Incumbent Democrat Terry Garrison had represented the 32nd District since 2017. Garrison lost re-election to Republican Frank Sossamon.

North Carolina House of Representatives district general election, 2022
| Party |  | Candidate | Votes | % |
|---|---|---|---|---|
|  | Republican | Frank Sossamon | 14,156 | 51.33% |
|  | Democratic | Terry Garrison (incumbent) | 13,424 | 48.67% |
| Total votes |  |  | 27,580 | 100% |
|  | Republican gain from Democratic |  |  |  |

====District 33====
Incumbent Democrat Rosa Gill had represented the 33rd District since 2009. Nate Blanton unsuccessfully challenged Gill for the Democratic nomination.

North Carolina House of Representatives 33rd District Democratic primary election, 2022
| Party |  | Candidate | Votes | % |
|---|---|---|---|---|
|  | Democratic | Rosa Gill (incumbent) | 6,257 | 86.13% |
|  | Democratic | Nate Blanton | 1,008 | 13.87% |
| Total votes |  |  | 7,265 | 100% |

North Carolina House of Representatives 33rd district general election, 2022
| Party |  | Candidate | Votes | % |
|---|---|---|---|---|
|  | Democratic | Rosa Gill (incumbent) | 19,471 | 59.60% |
|  | Republican | Stephanie Dingee | 12,191 | 37.32% |
|  | Libertarian | Chris Costello | 1,008 | 3.09% |
| Total votes |  |  | 32,670 | 100% |
|  | Democratic hold |  |  |  |

====District 34====
Incumbent Democrat Grier Martin had represented the 34th District since 2013, but he resigned on July 8, 2022, and ended his re-election campaign. Fellow Democrat Jack Nichols was appointed to finish the remainder of Martin's term. Zach Padgett was initially chosen to replace Martin on the ballot, but he later withdrew and was replaced by Tim Longest. Ashley Seshul defeated Joshua Jordan to win the Republican nomination.
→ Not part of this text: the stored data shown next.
## Stream z-planes with rolling accumulators in small-Cout conv; transpose C2 fused MFMA

The small-Cout conv kernel now has each block march through a chunk of z-planes. It loads each input plane once into LDS and scatters its contribution into three rolling per-output accumulators, so the 3-deep halo in z is no longer reloaded for every 2-plane tile. It also stages up to 4 channel groups per LDS fill, uses packed 2-wide FMAs, reads weights through the constant address space, and sizes the grid to about 768 blocks. The Cin=2 conv with a fused 1x1 branch swaps its MFMA operands so each lane holds one output channel and writes scalar per-voxel outputs. The risks are fewer blocks and less parallelism, more register pressure, and strided scalar stores in the C2 path.

```diff
diff --git a/3d-brain-tumor-segmentation_amd/csrc/conv_c2.hip b/3d-brain-tumor-segmentation_amd/csrc/conv_c2.hip
--- a/3d-brain-tumor-segmentation_amd/csrc/conv_c2.hip
+++ b/3d-brain-tumor-segmentation_amd/csrc/conv_c2.hip
@@ -66,41 +66,58 @@
       for (int kx = 0; kx < 3; ++kx)
 #pragma unroll
         for (int oy = 0; oy < 4; ++oy)
-          acc[oy] = __builtin_amdgcn_mfma_f32_32x32x2f32(wt[(kz * 3 + ky) * 3 + kx], f[oy + ky][kx], acc[oy], 0, 0, 0);
+          acc[oy] = F2 ? __builtin_amdgcn_mfma_f32_32x32x2f32(f[oy + ky][kx], wt[(kz * 3 + ky) * 3 + kx], acc[oy], 0, 0, 0)
+                       : __builtin_amdgcn_mfma_f32_32x32x2f32(wt[(kz * 3 + ky) * 3 + kx], f[oy + ky][kx], acc[oy], 0, 0, 0);
     if (F2 && kz == 1) {
 #pragma unroll
-      for (int oy = 0; oy < 4; ++oy) acc2[F2 ? oy : 0] = __builtin_amdgcn_mfma_f32_32x32x2f32(w2, f[oy + 1][1], acc2[F2 ? oy : 0], 0, 0, 0);
+      for (int oy = 0; oy < 4; ++oy) acc2[F2 ? oy : 0] = __builtin_amdgcn_mfma_f32_32x32x2f32(f[oy + 1][1], w2, acc2[F2 ? oy : 0], 0, 0, 0);
     }
   }
-  const int oz = oz0 + wave, ox = ox0 + l32;
+  const int oz = oz0 + wave;
   float gn_s = 0.f, gn_q = 0.f;
-  if (oz < p.D && ox < p.W) {
+  if (F2) {
+    const int co = l32;
+    if (oz < p.D && co < p.Cout) {
+      const float bv = p.bias ? p.bias[co] : 0.f;
+      const float bv2 = p.bias2 ? p.bias2[co] : 0.f;
 #pragma unroll
-    for (int oy = 0; oy < 4; ++oy) {
-      const int y = oy0 + oy;
-      if (y >= p.H) continue;
-      const long pix = (((long)n * p.D + oz) * p.H + y) * p.W + ox;
+      for (int oy = 0; oy < 4; ++oy) {
+        const int y = oy0 + oy;
+        if (y >= p.H) continue;
+        const long row = (((long)n * p.D + oz) * p.H + y) * p.W;
 #pragma unroll
-      for (int g = 0; g < 4; ++g) {
-        const int co = 8 * g + 4 * h;
-        if (co >= p.Cout) continue;
-        f32x4 v = {acc[oy][4 * g], acc[oy][4 * g + 1], acc[oy][4 * g + 2], acc[oy][4 * g + 3]};
-        if (p.bias) {
+        for (int r = 0; r < 16; ++r) {
+          const int ox = ox0 + 8 * (r >> 2) + 4 * h + (r & 3);
+          if (ox >= p.W) continue;
+          const float v = acc[oy][r] + bv;
+          if (p.gnp) { gn_s += v; gn_q = fmaf(v, v, gn_q); }
+          p.y[(row + ox) * p.ldy + co] = v;
+          p.y2[(row + ox) * p.ldy2 + co] = acc2[F2 ? oy : 0][r] + bv2;
+        }
+      }
+    }
+  } else {
+    const int ox = ox0 + l32;
+    if (oz < p.D && ox < p.W) {
 #pragma unroll
-          for (int j = 0; j < 4; ++j) v[j] += p.bias[co + j];
-        }
-        if (p.gnp) {
+      for (int oy = 0; oy < 4; ++oy) {
+        const int y = oy0 + oy;
+        if (y >= p.H) continue;
+        const long pix = (((long)n * p.D + oz) * p.H + y) * p.W + ox;
 #pragma unroll
-          for (int j = 0; j < 4; ++j) { gn_s += v[j]; gn_q = fmaf(v[j], v[j], gn_q); }
-        }
-        *reinterpret_cast<f32x4*>(p.y + pix * p.ldy + co) = v;
-        if (F2) {
-          f32x4 v2 = {acc2[F2 ? oy : 0][4 * g], acc2[F2 ? oy : 0][4 * g + 1], acc2[F2 ? oy : 0][4 * g + 2], acc2[F2 ? oy : 0][4 * g + 3]};
-          if (p.bias2) {
+        for (int g = 0; g < 4; ++g) {
+          const int co = 8 * g + 4 * h;
+          if (co >= p.Cout) continue;
+          f32x4 v = {acc[oy][4 * g], acc[oy][4 * g + 1], acc[oy][4 * g + 2], acc[oy][4 * g + 3]};
+          if (p.bias) {
 #pragma unroll
-            for (int j = 0; j < 4; ++j) v2[j] += p.bias2[co + j];
+            for (int j = 0; j < 4; ++j) v[j] += p.bias[co + j];
           }
-          *reinterpret_cast<f32x4*>(p.y2 + pix * p.ldy2 + co) = v2;
+          if (p.gnp) {
+#pragma unroll
+            for (int j = 0; j < 4; ++j) { gn_s += v[j]; gn_q = fmaf(v[j], v[j], gn_q); }
+          }
+          *reinterpret_cast<f32x4*>(p.y + pix * p.ldy + co) = v;
         }
       }
     }
diff --git a/3d-brain-tumor-segmentation_amd/csrc/conv_dsc.hip b/3d-brain-tumor-segmentation_amd/csrc/conv_dsc.hip
--- a/3d-brain-tumor-segmentation_amd/csrc/conv_dsc.hip
+++ b/3d-brain-tumor-segmentation_amd/csrc/conv_dsc.hip
@@ -7,110 +7,154 @@
   const float* wp;
   const float* bias;
   float* y;
-  int N, D, H, W, Cin, ldx, Cout, ldy, Npad, KG, ntx, nty, ntz, flags;
+  int N, D, H, W, Cin, ldx, Cout, ldy, KG, KC, lq, ntx, nty, nzc, ZC, flags;
 };
+typedef float f32x2 __attribute__((ext_vector_type(2)));
+typedef const __attribute__((address_space(4))) float* dsc_wptr;
+constexpr int DSC_TX = 32, DSC_TY = 8;
+constexpr int DSC_NPAD = 32;
 template <int CO>
-__global__ __launch_bounds__(256, 4) void dsc_kernel(const DscParams p) {
-  constexpr int S = 12, TX = 32, TY = 4, TZ = 2, IX = TX + 2, IY = TY + 2, IZ = TZ + 2;
-  constexpr int tileVox = IZ * IY * IX, nslots = tileVox * 2, NSL = (nslots + 255) / 256;
+__global__ __launch_bounds__(256, 3) void dsc_kernel(const DscParams p) {
+  constexpr int S = 36, TX = DSC_TX, TY = DSC_TY, IX = TX + 2, IY = TY + 2;
+  constexpr int tileVox = IY * IX, NSL = (tileVox * 8 + 255) / 256;
   __shared__ __attribute__((aligned(16))) float lds[tileVox * S];
   const int tid = threadIdx.x;
   int b = blockIdx.x;
   const int tx = b % p.ntx; b /= p.ntx;
   const int ty = b % p.nty; b /= p.nty;
-  const int tz = b % p.ntz;
-  const int n = b / p.ntz;
-  const int iz0 = tz * TZ - 1, iy0 = ty * TY - 1, ix0 = tx * TX - 1;
-  const float* xbase = p.x + ((((long)n * p.D + iz0) * p.H + iy0) * p.W + ix0) * (long)p.ldx;
+  const int zc = b % p.nzc;
+  const int n = b / p.nzc;
+  const int z0 = zc * p.ZC, z1 = min(z0 + p.ZC, p.D);
+  const int zlo = max(z0 - 1, 0), zhi = min(z1, p.D - 1);
+  const int iy0 = ty * TY - 1, ix0 = tx * TX - 1;
+  const float* xbase = p.x + (((long)n * p.D * p.H + iy0) * p.W + ix0) * (long)p.ldx;
+  const long xplane = (long)p.H * p.W * p.ldx;
+  const int nslots = tileVox << p.lq;
   int goff[NSL];
 #pragma unroll
   for (int i = 0; i < NSL; ++i) {
     const int e = tid + i * 256;
     goff[i] = -1;
     if (e < nslots) {
-      const int vox = e >> 1, q = e & 1;
-      const int vz = vox / (IY * IX), r = vox - vz * (IY * IX), vy = r / IX, vx = r - vy * IX;
-      if ((unsigned)(iz0 + vz) < (unsigned)p.D && (unsigned)(iy0 + vy) < (unsigned)p.H && (unsigned)(ix0 + vx) < (unsigned)p.W)
-        goff[i] = ((vz * p.H + vy) * p.W + vx) * p.ldx + q * 4;
+      const int vox = e >> p.lq, q = e & ((1 << p.lq) - 1);
+      const int vy = vox / IX, vx = vox - vy * IX;
+      if ((unsigned)(iy0 + vy) < (unsigned)p.H && (unsigned)(ix0 + vx) < (unsigned)p.W) goff[i] = (vy * p.W + vx) * p.ldx + q * 4;
     }
   }
-  const int mx = tid & (TX - 1), my = (tid >> 5) & (TY - 1), mz = tid >> 7;
-  const float* lb = lds + ((mz * IY + my) * IX + mx) * S;
-  float acc[CO];
+  const int mx = tid & (TX - 1), my = tid >> 5;
+  const float* lb0 = lds + (my * IX + mx) * S;
+  const int oy = ty * TY + my, ox = tx * TX + mx;
+  const bool live = oy < p.H && ox < p.W;
+  float* ycol = p.y + (((long)n * p.D * p.H + oy) * p.W + ox) * (long)p.ldy;
+  const long yplane = (long)p.H * p.W * p.ldy;
+  f32x2 acc[3][CO];
 #pragma unroll
-  for (int c = 0; c < CO; ++c) acc[c] = 0.f;
-  const int wstepKG = 2 * p.Npad * 4, wstepTap = p.KG * wstepKG;
+  for (int a = 0; a < 3; ++a)
+#pragma unroll
+    for (int c = 0; c < CO; ++c) acc[a][c] = f32x2{0.f, 0.f};
+  constexpr int wstepKG = 2 * DSC_NPAD * 4;
+  const int wstepTap = p.KG * wstepKG;
   f32x4 pre[NSL];
-  auto fetch = [&](int kg) {
+  auto fetch = [&](int zi, int kg) {
+    const float* xs = xbase + zi * xplane + kg * 8;
 #pragma unroll
     for (int i = 0; i < NSL; ++i) {
       f32x4 v = {0.f, 0.f, 0.f, 0.f};
-      if (goff[i] >= 0) v = *reinterpret_cast<const f32x4*>(xbase + goff[i] + kg * 8);
+      if (goff[i] >= 0) v = *reinterpret_cast<const f32x4*>(xs + goff[i]);
       pre[i] = v;
     }
   };
-  fetch(0);
-  for (int kg = 0; kg < p.KG; ++kg) {
-    __syncthreads();
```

Longest won the open seat.

North Carolina House of Representatives 34th District Republican primary election, 2022
| Party |  | Candidate | Votes | % |
|---|---|---|---|---|
|  | Republican | Ashley Seshul | 3,907 | 70.79% |
|  | Republican | Joshua Jordan | 1,612 | 29.21% |
| Total votes |  |  | 5,519 | 100% |

North Carolina House of Representatives 34th district general election, 2022
| Party |  | Candidate | Votes | % |
|---|---|---|---|---|
|  | Democratic | Tim Longest | 24,413 | 60.27% |
|  | Republican | Ashley Seshul | 14,853 | 36.67% |
|  | Libertarian | Kat McDonald | 1,240 | 3.06% |
| Total votes |  |  | 40,506 | 100% |
|  | Democratic hold |  |  |  |

====District 35====
Incumbent Democrat Terence Everitt had represented the 35th District since 2019. Fred Von Canon won the Republican nomination, defeating Brandon Panameno.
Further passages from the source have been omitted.